The Two Methods: Mileage vs Actual Expenses

For business vehicle use, taxpayers generally compare the standard mileage method with the actual expense method. The first-year choice matters: an owner who uses actual depreciation methods may lose the ability to use standard mileage later, while an owner who begins with standard mileage may be able to switch to actual expenses using the required depreciation method. A lessee who uses standard mileage generally must continue it for the entire lease period.

Standard Mileage Method

For 2026, the standard business mileage rate is 72.5 cents per mile. The rate substitutes for vehicle operating costs and depreciation; qualifying business parking, tolls, and certain self-employed vehicle-loan interest may be treated separately under the applicable rules.

Mileage method advantages:

• Simple to calculate; only mileage logs required.

• No depreciation tracking required.

• No depreciation recapture on sale.

• Generally favorable for fuel-efficient vehicles or low-cost vehicles.

Mileage method requirements:

• Must elect in the first year the vehicle is placed in service.

• Cannot claim §179 or bonus depreciation if mileage method is used.

• Cannot use mileage method for fleet vehicles (5+ vehicles used simultaneously in business).

Actual Expense Method

The actual expense method requires tracking all vehicle costs — fuel, maintenance, repairs, insurance, registration, lease payments or depreciation. The business-use percentage is applied to total expenses.

Actual expense advantages:

• Generally produces larger deductions for expensive vehicles or low-mileage usage.

• Allows §179 expensing and bonus depreciation in the year of purchase.

• Captures all actual costs including major repairs.

Actual expense requirements:

• Detailed expense tracking required (receipts, invoices, mileage log to determine business %).

• Subject to luxury auto limits under §280F for passenger autos.

• Depreciation recapture applies on sale of business-use vehicle.

Section 280F Luxury Auto Limits

For passenger autos (including many cars, trucks, and vans within the statutory weight definition), Section 280F caps annual depreciation. For vehicles placed in service in 2026:

Year 1 (without bonus depreciation): $12,300

Year 1 (when bonus depreciation applies): $20,300

Year 2: $19,800

Year 3: $11,900

Each subsequent year until fully depreciated: $7,160

The limits must be multiplied by the substantiated business-use percentage. Remaining basis may take additional years to recover, and use of 50% or less can change the depreciation method and bonus eligibility.
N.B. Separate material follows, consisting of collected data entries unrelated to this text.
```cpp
int mp_conv1x1_pack(mp_ctx *ctx, const float *w1, int c1, const float *w2, int c2, int cout, int f16,
                    void *packed, float *wmax, mp_stream stream) {
  if (!ctx) return MP_ERR_ARG;
  std::lock_guard<std::mutex> lk(ctx->mu);
  if (!w1 || !packed || c1 <= 0 || c2 < 0 || (c2 > 0 && !w2) || (f16 && !wmax))
    return fail(ctx, MP_ERR_ARG, "mp_conv1x1_pack: bad argument");
  if (c1 % 64 || c2 % 64 || (cout != 128 && cout != 256))
    return fail(ctx, MP_ERR_UNSUPPORTED,
                "mp_conv1x1_pack: input channel counts must be multiples of 64, output channels 128 or 256");
  DeviceGuard g(ctx->device);
  return launch_conv1x1_pack(ctx, w1, c1, w2, c2, cout, f16, packed, wmax, (hipStream_t)stream);
}

int mp_conv1x1(mp_ctx *ctx, const float *x1, const float *ss1, int relu1, const float *x2, int n, int c1,
               int c2, int cout, int64_t hw, const void *packed, int f16, const float *wmax, const float *bias,
               const float *res, float *y, float *y_hwc, double *stats, mp_stream stream) {
  if (!ctx) return MP_ERR_ARG;
  std::lock_guard<std::mutex> lk(ctx->mu);
  if (!x1 || !packed || n <= 0 || hw <= 0 || (!y && !y_hwc) || (f16 && !wmax))
    return fail(ctx, MP_ERR_ARG, "mp_conv1x1: bad argument");
  if (!aligned16(packed) || (y_hwc && !aligned16(y_hwc)))
    return fail(ctx, MP_ERR_ARG, "mp_conv1x1: packed weights / y_hwc must be 16-byte aligned");
  DeviceGuard g(ctx->device);
  return launch_conv1x1_raw(ctx, x1, ss1, relu1, x2, n, c1, c2, cout, hw, packed, f16, wmax, bias, res, y,
                            y_hwc, stats, (hipStream_t)stream);
}

int mp_scale_shift_add(mp_ctx *ctx, const float *t, const float *ss, const float *res, int n, int c,
                       int64_t hw, float *y, mp_stream stream) {
  if (!ctx) return MP_ERR_ARG;
  std::lock_guard<std::mutex> lk(ctx->mu);
  if (!t || !ss || !res || !y || n <= 0 || c <= 0 || hw <= 0)
    return fail(ctx, MP_ERR_ARG, "mp_scale_shift_add: bad argument");
  if (hw % 4 || !aligned16(t) || !aligned16(res) || !aligned16(y))
    return fail(ctx, MP_ERR_UNSUPPORTED, "mp_scale_shift_add: needs HW %% 4 == 0 and 16-byte aligned buffers");
  DeviceGuard g(ctx->device);
  return launch_scale_shift_add(ctx, t, ss, res, (long long)n * c, hw, y, (hipStream_t)stream);
}

int mp_conv3x3_supported(int cin, int cout, int h, int w) { return conv3x3_supported(cin, cout, h, w) ? 1 : 0; }
int mp_conv_stats_supported(int cout) { return conv_stats_supported(cout) ? 1 : 0; }

int mp_gn_stat_slices(void) { return gn_stat_slices(); }

int mp_conv3x3_stat_slices(int cout, int n, int h, int w, int f16) {
  if (cout < 32 || cout % 32 || n < 1 || h < 1 || w < 32) return 0;
  return conv3x3_stat_slices(cout, n, h, w, f16 != 0);
}

void mp_query_tune(int small_tiles) { mp::query_small_set_gate(small_tiles); }

void mp_conv3x3_tune(int nr) {
  conv3x3_set_nr(nr & 0x1fff);
  conv1x1_set_mrw((nr >> 12) & 3);
}

int mp_conv3x3_gn(mp_ctx *ctx, const float *x, int n, int cin, int h, int w, const float *ss, int relu,
                  int reflect, const float *packed, int cout, float *y, double *stats, mp_stream stream) {
  if (!ctx) return MP_ERR_ARG;
  std::lock_guard<std::mutex> lk(ctx->mu);
  if (!x || !packed || !y || n <= 0 || n > 65535 || cin <= 0 || cout <= 0 || h <= 0 || w <= 0)
    return fail(ctx, MP_ERR_ARG, "mp_conv3x3_gn: bad argument");
  if (!aligned16(packed)) return fail(ctx, MP_ERR_ARG, "mp_conv3x3_gn: packed weights must be 16-byte aligned");
  DeviceGuard g(ctx->device);
  return launch_conv3x3_gn(ctx, x, n, cin, h, w, ss, relu, reflect, packed, nullptr, cout, y, stats,
                           (hipStream_t)stream);
}

int mp_gn_stats(mp_ctx *ctx, const float *x, int n, int c, int64_t hw, int groups, double *partial,
                mp_stream stream) {
  if (!ctx) return MP_ERR_ARG;
  std::lock_guard<std::mutex> lk(ctx->mu);
  if (!x || !partial || n <= 0 || c <= 0 || hw <= 0 || groups <= 0)
    return fail(ctx, MP_ERR_ARG, "mp_gn_stats: bad argument");
  if (c % groups || hw % 4 || !aligned16(x))
    return fail(ctx, MP_ERR_UNSUPPORTED, "mp_gn_stats: needs C %% groups == 0, HW %% 4 == 0, 16-byte aligned x");
  DeviceGuard g(ctx->device);
  return launch_gn_stats(ctx, x, n, c, hw, groups, partial, (hipStream_t)stream);
}

int mp_gn_finalize(mp_ctx *ctx, const double *partial, int n, int c, int groups, int slices,
                   int64_t count, const float *gamma, const float *beta, float eps, float *ss,
                   mp_stream stream) {
  if (!ctx) return MP_ERR_ARG;
  std::lock_guard<std::mutex> lk(ctx->mu);
  if (!partial || !gamma || !beta || !ss || n <= 0 || c <= 0 || groups <= 0 || slices <= 0 ||
      count <= 0 || c % groups || c / groups > 64)
    return fail(ctx, MP_ERR_ARG, "mp_gn_finalize: bad argument");
  DeviceGuard g(ctx->device);
  return launch_gn_finalize(ctx, partial, n, c, groups, slices, (double)count, gamma, beta, eps, ss,
                            (hipStream_t)stream);
}

static GnOut to_out(const mp_gn_out *f) {
  GnOut g = gn_out_none();
  if (!f) return g;
  g.acc = reinterpret_cast<long long *>(f->acc);
  g.partial = f->partial;
  return g;
}
static long long out_cap(const mp_gn_out *f) { return f && f->partial ? (long long)f->partial_doubles : -1; }
static GnIn to_in(const mp_gn_in *f) {
  GnIn g = gn_in_none();
  if (!f) return g;
  g.acc = reinterpret_cast<const long long *>(f->acc);
  g.gamma = f->gamma;
  g.beta = f->beta;
  g.eps = f->eps;
  g.ss = f->acc ? nullptr : f->ss;
  return g;
}

int mp_conv3x3_ex(mp_ctx *ctx, const mp_conv3x3_args *q, mp_stream stream) {
  if (!ctx) return MP_ERR_ARG;
  std::lock_guard<std::mutex> lk(ctx->mu);
  if (!q || !q->x || !q->packed || (!q->y && !q->y2) || q->n <= 0 || q->n > 65535 || q->cin <= 0 || q->cout <= 0 ||
      q->h <= 0 || q->w <= 0)
    return fail(ctx, MP_ERR_ARG, "mp_conv3x3_ex: bad argument");
  if (!aligned16(q->packed)) return fail(ctx, MP_ERR_ARG, "mp_conv3x3_ex: packed weights must be 16-byte aligned");
  DeviceGuard g(ctx->device);
  ConvArgs a;
  a.x = q->x;
  a.gn = to_in(&q->gn);
  a.wp = static_cast<const float *>(q->packed);
  a.y = q->y;
  a.y2 = q->y2;
  a.res = q->res;
  a.y2_c = q->y2 ? q->y2_channels : 32;
  a.y2_off = q->y2 ? q->y2_offset : 0;
  a.fin = to_out(&q->fin);
  a.fin2 = to_out(&q->fin2);
  a.n_img = q->n;
  a.cin = q->cin;
  a.cout = q->cout;
  a.h = q->h;
  a.w = q->w;
// ... 187 lines not shown
```

### monoport_amd/csrc/conv3x3.hip

```cpp
#include "mp_internal.h"
#include "query_common.h"
#include "gn_tail.h"

namespace mp {

constexpr int kCK = 16;
constexpr int kPixBytes = kCK * 4;
constexpr int kMaxCin = 512;
constexpr int kConvWps = 2;
constexpr int kTileW = 32;
constexpr int halo_pixels(int px) { return (px / kTileW + 2) * (kTileW + 2); }
constexpr int stage_iters(int px) { return (halo_pixels(px) + 63) / 64; }

__global__ void conv3x3_pack_kernel(const float *__restrict__ w, int cout, int cin,
                                    float *__restrict__ wp) {
  const long long total = (long long)cout * cin * 9;
  const int kgt = (cin / kCK) * 18;
  for (long long t = blockIdx.x * (long long)blockDim.x + threadIdx.x; t < total;
       t += (long long)gridDim.x * blockDim.x) {
    const int i = (int)(t & 3), lane = (int)((t >> 2) & 63);
    const long long q = t >> 8;
    const int kg = (int)(q % kgt), rb = (int)(q / kgt);
    const int g = kg & 1, tap = (kg >> 1) % 9, chunk = (kg >> 1) / 9;
    const int co = 32 * rb + (lane & 31);
// ... 669 lines not shown
#pragma unroll
  for (int n = 0; n < NR; ++n)
#pragma unroll
    for (int t = 0; t < 16; ++t) v[n][t] = acc[n][t] * inv_scale;
  conv_epilogue<32 * RBW, CW, NR, 16>(p, v, 0, img, tile, tiles, y0, x0, rbi, cwi, lane, smem);
}

__global__ __launch_bounds__(64) void gn_finalize_kernel(const double *__restrict__ partial, int groups,
                                                         int slices, double count, int cpg,
                                                         const float *__restrict__ gamma,
                                                         const float *__restrict__ beta, float eps,
                                                         float *__restrict__ ss) {
  const int g = blockIdx.x % groups, n = blockIdx.x / groups;
  const double *pp = partial + (long long)blockIdx.x * slices * 2;
  double a = 0.0, b = 0.0;
  for (int i = threadIdx.x; i < slices; i += 64) {
    a += pp[2 * i];
    b += pp[2 * i + 1];
  }
#pragma unroll
  for (int o = 32; o > 0; o >>= 1) {
    a += __shfl_xor(a, o);
    b += __shfl_xor(b, o);
  }
  const double mean_d = a / count;
  const double var_d = fmax(b / count - mean_d * mean_d, 0.0);
  const float mean = (float)mean_d;
  const float rstd = (float)(1.0 / sqrt(var_d + (double)eps));
  if ((int)threadIdx.x < cpg) {
    const int c = g * cpg + threadIdx.x;
    const float sc = rstd * gamma[c];
    float *o = ss + ((long long)n * groups * cpg + c) * 2;
    o[0] = sc;
    o[1] = beta[c] - mean * sc;
  }
}

__global__ __launch_bounds__(256) void scale_shift_add_kernel(const float *__restrict__ t,
                                                              const float *__restrict__ ss,
                                                              const float *__restrict__ res,
                                                              long long hw4, long long total4,
                                                              float *__restrict__ y) {
  const f32x4 *t4 = reinterpret_cast<const f32x4 *>(t), *r4 = reinterpret_cast<const f32x4 *>(res);
  f32x4 *y4 = reinterpret_cast<f32x4 *>(y);
  for (long long i = blockIdx.x * (long long)blockDim.x + threadIdx.x; i < total4;
       i += (long long)gridDim.x * blockDim.x) {
    const long long plane = i / hw4;
    const float sc = ss[2 * plane], sh = ss[2 * plane + 1];
    const f32x4 a = t4[i], r = r4[i];
    f32x4 o;
#pragma unroll
    for (int k = 0; k < 4; ++k) o[k] = r[k] + (a[k] * sc + sh);
    y4[i] = o;
  }
}

int launch_scale_shift_add(mp_ctx *ctx, const float *t, const float *ss, const float *res, long long planes,
                           long long hw, float *y, hipStream_t st) {
  const long long total4 = planes * (hw / 4);
  long long blocks = (total4 + 255) / 256;
  if (blocks > 16384) blocks = 16384;
  hipLaunchKernelGGL(scale_shift_add_kernel, dim3((unsigned)blocks), dim3(256), 0, st, t, ss, res, hw / 4,
                     total4, y);
  MP_HIP(ctx, hipGetLastError());
  return MP_OK;
}

int launch_conv3x3_pack(mp_ctx *ctx, const float *w, int cout, int cin, float *wp, hipStream_t st) {
  const long long total = (long long)cout * cin * 9;
  long long blocks = (total + 255) / 256;
  if (blocks > 4096) blocks = 4096;
  hipLaunchKernelGGL(conv3x3_pack_kernel, dim3((unsigned)blocks), dim3(256), 0, st, w, cout, cin, wp);
  MP_HIP(ctx, hipGetLastError());
  return MP_OK;
}

static int g_conv_nr = 0;
static int g_conv_sk = -1;

static int g_conv_wino = 1;
static long long g_conv_wino_min_wgs = 128;

void conv3x3_set_nr(int nr) {
  conv3x3_wino_set_variant((nr & 0x800) ? 64 : (nr & 0x1000) ? 128 : 0);
  nr &= ~0x1800;
  g_conv_nr = nr & 0xff;
  g_conv_wino = (nr >> 8) == 0 ? 1 : 0;
  nr &= ~0x400;
  g_conv_sk = (nr >> 8) == 0 ? -1 : (nr >> 8) - 1;
}

struct ConvPlan {
  int rbw, nr, tw, th, tiles;
  bool sk;
};

static ConvPlan conv_plan(int cout, int n, int h, int w, bool f16) {
  ConvPlan c;
  c.rbw = cout % 128 == 0 ? 4 : cout % 64 == 0 ? 2 : 1;
  const int cw = 4 / c.rbw;
  const long long pix = (long long)n * h * w;
  const long long wg1 = pix / (32 * cw) * (cout / (32 * c.rbw));
  const long long wg2 = wg1 / 2;
  c.nr = ((wg2 + 255) / 256) * 2 <= (wg1 + 255) / 256 ? 2 : 1;
  if (g_conv_nr > 0) c.nr = g_conv_nr;
  if (c.nr > 2 && (c.rbw == 1 || !f16)) c.nr = 2;
  c.sk = !f16 && (g_conv_sk >= 0 ? g_conv_sk == 1 : wg1 < 512);
  if (c.sk) {
    c.rbw = 1;
    c.nr = g_conv_nr > 0 ? (g_conv_nr > 2 ? 2 : g_conv_nr) : (pix / 64 * (cout / 32) >= 512 ? 2 : 1);
    if (h < c.nr) c.nr = 1;
    c.tw = kTileW;
    c.th = c.nr;
  } else {
    c.tw = kTileW;
    c.th = 32 * c.nr * cw / c.tw;
  }
  c.tiles = (h / c.th) * (w / c.tw);
  return c;
}

int conv3x3_stat_slices(int cout, int n, int h, int w, bool f16) { return conv_plan(cout, n, h, w, f16).tiles; }

bool conv3x3_supported(int cin, int cout, int h, int w) {
  return !(cin % kCK || cout % 32 || cin < kCK || cout < 32 || w < 32 || (w & (w - 1)) || h < 8 ||
           (h & (h - 1)));
}

bool conv_stats_supported(int cout) { return cout >= 32 && cout % 32 == 0 && 32 % (cout / 32) == 0; }

int launch_absmax(mp_ctx *ctx, const float *src, long long n, unsigned int *out_bits, hipStream_t st);

int launch_conv3x3_pack16(mp_ctx *ctx, const float *w, int cout, int cin, void *wp, float *wmax,
                          hipStream_t st) {
  const long long total = (long long)cout * cin * 9;
  int rc = launch_absmax(ctx, w, total, reinterpret_cast<unsigned int *>(wmax), st);
  if (rc != MP_OK) return rc;
  long long blocks = (total + 255) / 256;
  if (blocks > 4096) blocks = 4096;
  hipLaunchKernelGGL(conv3x3_pack16_kernel, dim3((unsigned)blocks), dim3(256), 0, st, w, cout, cin, wmax,
                     static_cast<_Float16 *>(wp));
  MP_HIP(ctx, hipGetLastError());
  return MP_OK;
}

template <int RBW, int NR>
static int launch_conv16_t(mp_ctx *ctx, const ConvArgs &a, const float *wmax, int tiles, hipStream_t st) {
  const int lds = 2 * (a.th + 2) * (a.tw + 2) * kPixBytes;
  auto kern = conv3x3_gn16_kernel<RBW, NR>;
  int rc = raise_lds_limit(ctx, reinterpret_cast<const void *>(kern), 2 * halo_pixels(32 * NR * (4 / RBW)) * kPixBytes);
  if (rc != MP_OK) return rc;
  hipLaunchKernelGGL(kern, dim3((unsigned)(tiles * a.n_img), (unsigned)(a.cout / (32 * RBW))), dim3(256),
                     lds, st, a, wmax);
  MP_HIP(ctx, hipGetLastError());
  return MP_OK;
}

template <int RBW, int NR>
static int launch_conv_t(mp_ctx *ctx, const ConvArgs &a, int tiles, hipStream_t st) {
  const int lds = 2 * (a.th + 2) * (a.tw + 2) * kPixBytes;
  auto kern = conv3x3_gn_kernel<RBW, NR>;
  int rc = raise_lds_limit(ctx, reinterpret_cast<const void *>(kern), 2 * halo_pixels(32 * NR * (4 / RBW)) * kPixBytes);
  if (rc != MP_OK) return rc;
  hipLaunchKernelGGL(kern, dim3((unsigned)(tiles * a.n_img), (unsigned)(a.cout / (32 * RBW))), dim3(256),
                     lds, st, a);
  MP_HIP(ctx, hipGetLastError());
  return MP_OK;
}
// ... 531 lines not shown
```

### monoport_amd/csrc/conv_wino.hip

```cpp
#include "mp_internal.h"
#include "query_common.h"
#include "gn_tail.h"

#pragma clang fp contract(off)

namespace mp {

constexpr int kWnThreads = 512;
constexpr int kWnTX = 8, kWnTY = 4;
constexpr int kWnPW = 2 * kWnTX + 2;
constexpr int kWnPH = 2 * kWnTY + 2;
constexpr int kWnPix = kWnPW * kWnPH;
constexpr int kWnPasses = (kWnPix + 63) / 64;
constexpr int kWnRow = 80;
constexpr int kWnRawBytes = kWnPix * kWnRow;
constexpr int kWnVBytes = 16 * 32 * kWnRow;
constexpr int kWnRaw = 0;
constexpr int kWnV = 2 * kWnRawBytes;
constexpr int kWnXchBytes = 8 * 2 * 2 * 4 * 64 * 16;
constexpr int kWnStat = kWnXchBytes;
constexpr int kWnLds = kWnStat + 8192;
constexpr int kWnAhead = 3;
static_assert(kWnV + 2 * kWnVBytes <= kWnXchBytes, "the exchange region covers the K loop's buffers");
static_assert(kWnLds <= 160 * 1024, "LDS");
// ... 464 lines not shown
    ring[i] = wload128(ws, a_base + ((cc >> 1) * 8 + i * 2 + (cc & 1)) * 64);
  };

  stage_load(0);
  GnAffine affine;
  gn_affine_load(p.gn, p.cin, affine);
  gn_load_stats(p.gn, img, gn_stats);
  a_load(0, 0);
  a_load(1, 0);
  __syncthreads();
  gn_table_fill(p.gn, img, p.cin, gn_stats, affine, ss_in);
  __syncthreads();
  stage_store(0);
  stage_load(1);
  __syncthreads();
  transform(0);
  stage_store(1);
  stage_load(2);
  __syncthreads();
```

Heavy SUVs and the 6,000-Pound Threshold

Vehicles with gross vehicle weight rating (GVWR) over 6,000 pounds escape the §280F passenger auto limits. These vehicles — typically large SUVs, full-size pickups, and certain crossovers — are subject to a separate, more generous set of rules:

Section 179 SUV sub-limit: Up to $32,000 for tax years beginning in 2026, subject to the vehicle definition and other Section 179 limits.

Bonus depreciation: A 100% additional first-year deduction generally applies to eligible property acquired after January 19, 2025, and placed in service after that date, subject to business use, acquisition rules, elections, and state conformity.

MACRS depreciation: Standard 5-year recovery.

Do not buy a vehicle solely for a deduction. Model the substantiated business-use percentage, cash cost, financing, Section 179 taxable-income limit, bonus election, state add-back, expected holding period, personal-use inclusion, and recapture.

Verify the Exact Vehicle, Not the Model Name

Weight and classification can vary by model year, trim, drivetrain, options, and whether the tax rule uses gross vehicle weight rating or unloaded gross vehicle weight. Preserve the manufacturer's door-jamb label, purchase agreement, placed-in-service evidence, and a description of the vehicle's configuration. A marketing list of models is not enough to establish tax treatment.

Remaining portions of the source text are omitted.